Today I almost had my ass handed to me by a client, but thanks to Naslite 2 and it’s absolutely kick-ass daily mirror option, I walked out of their office with a smile and fully compensated.
On my advice, these guys elected to use Naslite as their primary server since it was a good fit for their operation. Soon after I set the primary server up, about a month back, I also installed a secondary Naslite 2 server that would act as a backup to the primary Naslite 2. Each server hosts 2 500G SATA drives that get mirrored nightly so all the data on the primary server is backed up on the secondary.
Well, early this morning I got a call from my client with a complaint that the server beeping and is very slow. It can’t be slow I thought, so I scheduled a visit within an hour. On arrival, I checked the syslog and to my surprise, disk-0 on the primary had generated 3500+ lines of syslog entries within the last 4 hours. Smart had also failed. These are new drives darn it, less than 2 months old. Needless to say, everyone in the office was pretty agitated and I did receive my share of potshots of nervous sarcasm.

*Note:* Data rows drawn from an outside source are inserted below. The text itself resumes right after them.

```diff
@@ -443,10 +444,10 @@
   return c;
 }
 
-static int launch_ln(gitb200_engine* h, const LnParams& p, int D, cudaStream_t st, bool pdl = false) {
+static int launch_ln(gitb200_engine* h, const LnParams& p, int D, cudaStream_t st, bool pdl, bool pre = false) {
   const int grid = (p.rows + 7) / 8;
-  if (D == 768 && pdl) CK(launch_k(true, layernorm_kernel<768, true>, dim3(grid), dim3(256), 0, st, p));
-  else if (D == 768) CK(launch_k(false, layernorm_kernel<768, false>, dim3(grid), dim3(256), 0, st, p));
+  if (D == 768 && pre) CK(launch_k(pdl, layernorm_kernel<768, true>, dim3(grid), dim3(256), 0, st, p));
+  else if (D == 768) CK(launch_k(pdl, layernorm_kernel<768, false>, dim3(grid), dim3(256), 0, st, p));
   else if (D == 1024) CK(launch_k(pdl, layernorm_kernel<1024, false>, dim3(grid), dim3(256), 0, st, p));
   else return fail(h, "layernorm: unsupported width %d", D);
   CKL(h, "layernorm_kernel");
@@ -487,7 +488,7 @@
     if (smem > 200 * 1024) return fail(h, "parity attention: %d keys do not fit in shared memory", p.S);
     TRY(set_dyn_smem(h, reinterpret_cast<const void*>(attn_f32_kernel), smem));
     const long long items = static_cast<long long>(p.B) * p.H * p.S;
-    attn_f32_kernel<<<static_cast<unsigned int>((items + 3) / 4), 128, smem, st>>>(p);
+    CK(launch_k(h->use_pdl, attn_f32_kernel, dim3(static_cast<unsigned int>((items + 3) / 4)), dim3(128), smem, st, p));
     CKL(h, "attn_f32_kernel");
     return 0;
   }
@@ -506,8 +507,8 @@
   TRY(get_tmap(h, a.k, rows, a.H * 64, a.kv_rs, kAttnWgRows, &tk));
   TRY(get_tmap(h, a.v, rows, a.H * 64, a.kv_rs, kAttnWgRows, &tv));
   const dim3 grid((a.S + kAttnWgRows - 1) / kAttnWgRows, a.H, a.B);
-  if (a.seq_lens != nullptr) flash_attn_wgmma_kernel<true><<<grid, 128, kAttnWgSmem, st>>>(tq, tk, tv, p);
-  else flash_attn_wgmma_kernel<false><<<grid, 128, kAttnWgSmem, st>>>(tq, tk, tv, p);
+  if (a.seq_lens != nullptr) CK(launch_k(h->use_pdl, flash_attn_wgmma_kernel<true>, grid, dim3(128), kAttnWgSmem, st, tq, tk, tv, p));
+  else CK(launch_k(h->use_pdl, flash_attn_wgmma_kernel<false>, grid, dim3(128), kAttnWgSmem, st, tq, tk, tv, p));
   CKL(h, "flash_attn_wgmma_kernel");
   return 0;
 }
@@ -1132,6 +1133,7 @@
   const RaggedImg* tab = h->rg_tab.as<RaggedImg>();
   const float* pos = nullptr;
   TRY(pos_table(h, ib, &pos, st));
+  const bool pdl = h->use_pdl;
   {
     const long long total = static_cast<long long>(NI) * (L - 1) * (Kp / 8);
     const int grid = static_cast<int>(std::min<long long>((total + 255) / 256, h->num_sms * 16));
@@ -1144,7 +1146,8 @@
     TRY(launch_gemm(h, c, st));
     const int gridr = static_cast<int>((Me + 7) / 8);
     auto kern = d == 768 ? cls_pos_lnpre_kernel<768> : cls_pos_lnpre_kernel<1024>;
-    kern<<<gridr, 256, 0, st>>>(x, h->cls.as<float>(), pos, h->lnpre_g.as<float>(), h->lnpre_b.as<float>(), static_cast<int>(Me), L, tab);
+    CK(launch_k(pdl, kern, dim3(gridr), dim3(256), 0, st, x, h->cls.as<float>(), pos, h->lnpre_g.as<float>(),
+                h->lnpre_b.as<float>(), static_cast<int>(Me), L, tab));
     CKL(h, "cls_pos_lnpre_kernel");
   }
   const int rows = static_cast<int>(Me);
@@ -1157,11 +1160,11 @@
   attn.seq_lens = img_lens(h, ib);
   for (int i = 0; i < h->cfg.enc_layers; ++i) {
     EncLayer& l = h->enc[i];
-    TRY(launch_ln(h, ln_operand(h, x, l.ln1g.as<float>(), l.ln1b.as<float>(), 1e-5f, nullptr, hb, rows), d, st));
+    TRY(launch_ln(h, ln_operand(h, x, l.ln1g.as<float>(), l.ln1b.as<float>(), 1e-5f, nullptr, hb, rows), d, st, pdl));
     TRY(launch_gemm(h, gemm_rows(h, RowOut::QKV, hb, l.wqkv.as<bf16>(), rows, 3 * d, d, l.bqkv.as<float>(), ACT_NONE, nullptr, h->qkv.p), st));
     TRY(launch_self_attention(h, attn, par, st));
     TRY(launch_gemm(h, gemm_rows(h, RowOut::F32, ctx, l.wo.as<bf16>(), rows, d, d, l.bo.as<float>(), ACT_NONE, x, x), st));
-    TRY(launch_ln(h, ln_operand(h, x, l.ln2g.as<float>(), l.ln2b.as<float>(), 1e-5f, nullptr, hb, rows), d, st));
+    TRY(launch_ln(h, ln_operand(h, x, l.ln2g.as<float>(), l.ln2b.as<float>(), 1e-5f, nullptr, hb, rows), d, st, pdl));
     TRY(launch_gemm(h, gemm_rows(h, RowOut::OPERAND, hb, l.w1.as<bf16>(), rows, 4 * d, d, l.b1.as<float>(), ACT_QUICKGELU, nullptr, u), st));
     TRY(launch_gemm(h, gemm_rows(h, RowOut::F32, u, l.w2.as<bf16>(), rows, d, 4 * d, l.b2.as<float>(), ACT_NONE, x, x), st));
   }
@@ -1169,7 +1172,7 @@
     LnParams p = ln_operand(h, x, h->lnpost_g.as<float>(), h->lnpost_b.as<float>(), 1e-5f, feats_out, h->feats.as<bf16>(), rows);
     p.remap_B = B; p.remap_F = frames; p.remap_L = L;
     p.temb = (ib.list_input && h->cfg.num_frames_emb > 0) ? h->temb.as<float>() : nullptr;
-    TRY(launch_ln(h, p, d, st));
+    TRY(launch_ln(h, p, d, st, pdl));
   }
   h->cur_B = B;
   h->cur_frames = frames;
@@ -1216,7 +1219,7 @@
   bf16* ctx = h->pctx.as<bf16>();
   bf16* u = h->pu.as<bf16>();
   auto ln = [&](const DevBuf& g, const DevBuf& b) {
-    return launch_ln(h, ln_operand(h, t, g.as<float>(), b.as<float>(), 1e-12f, xd, hd, rows), D, st);
+    return launch_ln(h, ln_operand(h, t, g.as<float>(), b.as<float>(), 1e-12f, xd, hd, rows), D, st, h->use_pdl);
   };
   for (int j = 0; j < nl; ++j) {
     DecLayer& l = h->dec[j];
@@ -1244,7 +1247,7 @@
   float* t = h->pt.as<float>();
   float* xd = h->pxd.as<float>();
   TRY(launch_gemm(h, gemm_rows(h, RowOut::F32, h->feats.as<bf16>(), h->w_vp.as<bf16>(), rows, D, d, h->b_vp.as<float>(), ACT_NONE, nullptr, t), st));
-  TRY(launch_ln(h, ln_operand(h, t, h->lnvp_g.as<float>(), h->lnvp_b.as<float>(), 1e-5f, xd, h->phd.as<bf16>(), rows), D, st));
+  TRY(launch_ln(h, ln_operand(h, t, h->lnvp_g.as<float>(), h->lnvp_b.as<float>(), 1e-5f, xd, h->phd.as<bf16>(), rows), D, st, h->use_pdl));
   if (vproj_out) CK(cudaMemcpyAsync(vproj_out, xd, static_cast<size_t>(rows) * D * 4, cudaMemcpyDeviceToDevice, st));
   SelfAttn a{};
   a.B = B; a.S = M; a.H = h->cfg.dec_heads;
@@ -1347,7 +1350,7 @@
   da.pdl = pdl;
   auto ln = [&](LnParams p) -> int {
     p.skip_flag = skip; p.chain = cs;
-    TRY(launch_ln(h, p, D, st, pdl));
+    TRY(launch_ln(h, p, D, st, pdl, pdl));
     next_link((p.rows + 7) / 8);
     return 0;
   };
diff --git a/generativeimage2text_b200/csrc/rowops.cuh b/generativeimage2text_b200/csrc/rowops.cuh
--- a/generativeimage2text_b200/csrc/rowops.cuh
+++ b/generativeimage2text_b200/csrc/rowops.cuh
@@ -234,6 +234,7 @@
 
 __global__ void im2col_patch_kernel(const float* __restrict__ img, __nv_bfloat16* __restrict__ A,
                                     const RaggedImg* __restrict__ tab, int n_img, int n_slot, int p, int Kp, int split3) {
+  griddep_launch_early();
   const long long total = static_cast<long long>(n_img) * n_slot * (Kp / 8);
   const int K = 3 * p * p;
   for (long long idx = blockIdx.x * static_cast<long long>(blockDim.x) + threadIdx.x; idx < total;
@@ -289,6 +290,8 @@
                      const float* __restrict__ gamma, const float* __restrict__ beta, int rows, int L,
                      const RaggedImg* __restrict__ tab) {
   constexpr int NV = D / 128;
+  griddep_launch_early();
+  griddep_wait();
   const int row = blockIdx.x * (blockDim.x >> 5) + (threadIdx.x >> 5);
   if (row >= rows) return;
   const int lane = threadIdx.x & 31;
```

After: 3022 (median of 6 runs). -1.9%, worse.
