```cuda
template <typename T, class Comm>
B2Q_HD void load_param(const Comm& cm, const Buffers<T>& B, int env, LaneParam<T>& pr) {
  const int k = cm.leg(), N = B.N;
  P4<T> a = ldp(B.param, 0 + k, N, env), b = ldp(B.param, 4 + k, N, env), c = ldp(B.param, 8 + k, N, env);
  P4<T> d = ldp(B.param, 12, N, env), e = ldp(B.param, 13, N, env), g = ldp(B.param, 14, N, env);
  pr.kp[0] = a.x; pr.kp[1] = a.y; pr.kp[2] = a.z; pr.mu = a.w;
  pr.kd[0] = b.x; pr.kd[1] = b.y; pr.kd[2] = b.z; pr.latency = b.w;
  pr.iscale[0] = c.x; pr.iscale[1] = c.y; pr.iscale[2] = c.z;
  pr.mscale[0] = d.x; pr.mscale[1] = d.y; pr.mscale[2] = d.z; pr.m0s = d.w;
  pr.I0s[0] = e.x; pr.I0s[1] = e.y; pr.I0s[2] = e.z;
  pr.g = mk<T>(g.x, g.y, g.z);
}
template <typename T, class Comm>
B2Q_HD void load_state(const Comm& cm, const P4<T>* st, int N, int env, LaneState<T>& s, T* last_action, T* etg_act, int& has_last, V3<T>& rpy0) {
  const int k = cm.leg();
  P4<T> p0 = ldp(st, 0, N, env), p1 = ldp(st, 1, N, env), p2 = ldp(st, 2, N, env), p3 = ldp(st, 3, N, env);
  P4<T> pq = ldp(st, 4 + k, N, env), pd = ldp(st, 8 + k, N, env), pa = ldp(st, 12 + k, N, env), pe = ldp(st, 16 + k, N, env), pr = ldp(st, 20, N, env);
  s.pos = mk<T>(p0.x, p0.y, p0.z); s.qx = p1.x; s.qy = p1.y; s.qz = p1.z; s.qw = p1.w;
  s.vlin = mk<T>(p2.x, p2.y, p2.z); has_last = p2.w > T(0.5);
  s.vang = mk<T>(p3.x, p3.y, p3.z);
  s.q[0] = pq.x; s.q[1] = pq.y; s.q[2] = pq.z; s.lam_n = pq.w;
  s.qd[0] = pd.x; s.qd[1] = pd.y; s.qd[2] = pd.z; s.contact = pq.w > T(0);
  last_action[0] = pa.x; last_action[1] = pa.y; last_action[2] = pa.z; s.lam_lim[0] = pa.w; s.lam_lim[1] = pe.w; s.lam_lim[2] = pd.w;
  etg_act[0] = pe.x; etg_act[1] = pe.y; etg_act[2] = pe.z;
  rpy0 = mk<T>(pr.x, pr.y, pr.z);
}
// ... 131 lines not shown
  if (FEAT && cf.motor_mode == 2) {
#pragma unroll
    for (int j = 0; j < 3; j++) {
      const T* a5 = action + ((size_t)env * 12 + 3 * k + j) * 5;
      target[j] = a5[0]; hyb[j] = a5[1]; hyb[3 + j] = a5[2]; hyb[6 + j] = a5[3]; hyb[9 + j] = a5[4];
    }
  }
  if (cf.filter && !(FEAT && cf.motor_mode == 2)) {
    P4<T> x1 = ldp(B.state, 21 + 4 * k, N, env), x2 = ldp(B.state, 22 + 4 * k, N, env), y1 = ldp(B.state, 23 + 4 * k, N, env), y2 = ldp(B.state, 24 + 4 * k, N, env);
    T ax1[3] = {x1.x, x1.y, x1.z}, ax2[3] = {x2.x, x2.y, x2.z}, ay1[3] = {y1.x, y1.y, y1.z}, ay2[3] = {y2.x, y2.y, y2.z}, yy[3];
#pragma unroll
    for (int j = 0; j < 3; j++) yy[j] = cf.fb0 * target[j] + cf.fb1 * ax1[j] + cf.fb2 * ax2[j] - cf.fa1 * ay1[j] - cf.fa2 * ay2[j];
    if (valid) {
      stp(B.state, 21 + 4 * k, N, env, target[0], target[1], target[2], T(0)); stp(B.state, 22 + 4 * k, N, env, ax1[0], ax1[1], ax1[2], T(0));
      stp(B.state, 23 + 4 * k, N, env, yy[0], yy[1], yy[2], T(0)); stp(B.state, 24 + 4 * k, N, env, ay1[0], ay1[1], ay1[2], T(0));
    }
#pragma unroll
    for (int j = 0; j < 3; j++) target[j] = yy[j];
  }
  const V3<T> start_pos = s.pos;
  T foot0_x;
  {
    LegKin<T> K; leg_kin(md, md.leg[k], s.q, K);
    R3<T> Rb = quat_to_R(s.qx, s.qy, s.qz, s.qw);
    foot0_x = s.pos.x + rot(Rb, K.toe).x;
  }
  int n_lag = pr.latency > T(0) ? (int)(pr.latency / cf.dt) : 0;
  T alpha = pr.latency > T(0) ? (pr.latency - T(n_lag) * cf.dt) / cf.dt : T(0);
  int max_lag = B.Dm * R - 2; if (n_lag > max_lag) { n_lag = max_lag; alpha = T(0); }
  int ia = ((R - 1 - n_lag) % R + R) % R, ma = (n_lag - (R - 1 - ia)) / R;
  int ib = ((R - 2 - n_lag) % R + R) % R, mb = (n_lag + 1 - (R - 1 - ib)) / R;
  const int slot = step % B.Dm;
  T tau[3] = {0, 0, 0};
#pragma unroll 1
  for (int i = 0; i < R; i++) {
    T proc[3];
    if (cf.interp && has_last && !(FEAT && cf.motor_mode == 2)) {
      T lerp = T(i + 1) / T(R);
#pragma unroll
      for (int j = 0; j < 3; j++) proc[j] = last_action[j] + lerp * (target[j] - last_action[j]);
    } else {
#pragma unroll
      for (int j = 0; j < 3; j++) proc[j] = target[j];
    }
    substep<T, FEAT>(cm, cf, md, pr, s, proc, tau, fext, hyb);
    if (valid && i == ia) ring_write(B, slot, 0, k, env, s.q, s.qd, tau);
    if (valid && i == ib) ring_write(B, slot, 1, k, env, s.q, s.qd, tau);
  }
#pragma unroll
  for (int j = 0; j < 3; j++) last_action[j] = target[j];
  has_last = 1;
  T dq[3], dqd[3], dtau[3];
  {
    T aq[3], aqd[3], at[3], bq[3], bqd[3], bt[3];
    ring_read(B, ((step - ma) % B.Dm + B.Dm) % B.Dm, 0, k, env, aq, aqd, at);
    ring_read(B, ((step - mb) % B.Dm + B.Dm) % B.Dm, 1, k, env, bq, bqd, bt);
#pragma unroll
    for (int j = 0; j < 3; j++) {
      dq[j] = (T(1) - alpha) * aq[j] + alpha * bq[j];
      dqd[j] = (T(1) - alpha) * aqd[j] + alpha * bqd[j];
      dtau[j] = (T(1) - alpha) * at[j] + alpha * bt[j];
    }
  }
  step += 1;
  T nz6[6] = {0, 0, 0, 0, 0, 0};
  if (cf.noise_on) {
// ... 61 lines not shown
      if (valid) stp(B.pos_hist, (step - 1) % STUCK_H, N, env, s.pos.x, s.pos.y, s.pos.z, T(0));
      if (step > STUCK_H) {
        T mx = 0, my = 0, mz = 0, vx = 0, vy = 0, vz = 0;
        for (int h = 0; h < STUCK_H; h++) {
          P4<T> ph = ldp(B.pos_hist, h, N, env);
          T dx = ((step - 1) % STUCK_H == h) ? T(0) : ph.x - s.pos.x, dy = ((step - 1) % STUCK_H == h) ? T(0) : ph.y - s.pos.y, dz = ((step - 1) % STUCK_H == h) ? T(0) : ph.z - s.pos.z;
          mx += dx; my += dy; mz += dz; vx += dx * dx; vy += dy * dy; vz += dz * dz;
        }
        const T inv = T(1) / T(STUCK_H);
        mx *= inv; my *= inv; mz *= inv;
        T var = (vx * inv - mx * mx) + (vy * inv - my * my) + (vz * inv - mz * mz);
        stuckf = (var <= T(2e-4) * T(2e-4)) ? T(1) : T(0);
      }
    }
    stuckf = cm.bcast(stuckf, 0);
  }
  bool dn = fall || donef || (cf.max_steps > 0 && step >= cf.max_steps) || (stuckf > T(0));
  if (valid) {
    T* irow = info + (size_t)(env - info_env0) * INFO_DIM;
    if (k == 0) {
      reward[env] = rew; done[env] = dn ? 1 : 0;
      irow[0] = velx; irow[1] = r_torso; irow[2] = r_feet; irow[3] = r_up; irow[4] = r_tau; irow[5] = 0; irow[6] = r_bad; irow[7] = r_fc; irow[8] = r_done;
      irow[9] = nanf > T(0) ? T(1) : T(0); irow[10] = energy; irow[11] = s.pos.z;
      V3<T> wb = rotT(Rb, s.vang);
      irow[36] = rpy.x; irow[37] = rpy.y; irow[38] = rpy.z; irow[39] = wb.x; irow[40] = wb.y; irow[41] = wb.z;
      irow[54] = fall ? T(1) : T(0); irow[55] = T(step);
      B.step_count[env] = step;
    }
#pragma unroll
    for (int j = 0; j < 3; j++) { irow[12 + 3 * k + j] = etg_act[j]; irow[24 + 3 * k + j] = target[j]; irow[42 + 3 * k + j] = s.q[j]; }
    store_state(cm, B.state, N, env, s, last_action, etg_act, has_last, rpy0);
  }
  if (auto_reset) {
    if (dn) reset_lane(cm, cf, md, B, env, valid, orow);
  }
}

}
```

Baseline: 33.78 million.

## Spill contact-solve intermediates to shared scratch and reorder PGS sweep; add region clocks

```diff
diff --git a/paddlerobotics_b200/build.py b/paddlerobotics_b200/build.py
--- a/paddlerobotics_b200/build.py
+++ b/paddlerobotics_b200/build.py
@@ -8,10 +8,10 @@
 NVCC_FLAGS = ["-gencode", "arch=compute_90a,code=sm_90a", "-lineinfo", "-O3", "-std=c++17", "-Xcompiler", "-fPIC", "-shared"]
 
 
-def _stale():
-    if not os.path.exists(LIB):
+def _stale(lib):
+    if not os.path.exists(lib):
         return True
-    t = os.path.getmtime(LIB)
+    t = os.path.getmtime(lib)
     for f in SOURCES + HEADERS:
         p = os.path.join(CSRC, f)
         if os.path.exists(p) and os.path.getmtime(p) > t:
@@ -19,14 +19,14 @@
     return False
 
 
-def build(force=False, verbose=False):
-    if not force and not _stale():
-        return LIB
+def build(force=False, verbose=False, lib=LIB, defines=()):
+    if not force and not _stale(lib):
+        return lib
     srcs = [os.path.join(CSRC, s) for s in SOURCES if os.path.exists(os.path.join(CSRC, s))]
     nvcc = os.environ.get("NVCC", "/usr/local/cuda/bin/nvcc")
-    cmd = [nvcc] + NVCC_FLAGS + (["-Xptxas", "-v"] if verbose else []) + ["-o", LIB] + srcs
+    cmd = [nvcc] + NVCC_FLAGS + ["-D" + d for d in defines] + (["-Xptxas", "-v"] if verbose else []) + ["-o", lib] + srcs
     subprocess.check_call(cmd)
-    return LIB
+    return lib
 
 
 if __name__ == "__main__":
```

Here is the beautiful part. 5 minutes after my arrival I announced that disk-0 is going bad and data on it is probably going bad with the drive. Then I proceeded to move disk-0 from the secondary to Disk-0 on the primary and vise versa. Normally the backup server does not share the drives so I had to share them as read only via SMB/CIFS and disable smart. 10 minutes after my arrival I announced that everyone could get back to work and get files worked on in the morning from the secondary server and move them back to the primary.
Talking about relief man. People lightened up and my name was no longer Mud. I stepped out to get a replacement 500G drive. Upon my return everyone seemed to have their blood pressure back to normal and their stuff off of the secondary so I replaced the bad drive and reset the mirror. I’ll call tomorrow and have them verify the mirror ran successfully.
I’m going to start installing trays in the servers so I can talk people through the process on the phone. Shut the servers down, switch the drives and turn the servers back on. That will keep downtime and loss of data to a minimum. It will also buy me some time so I don’t have to be on location at the drop of a hat.
All that good stuff from an itty bitty OS that costs little and absolutely kick ass.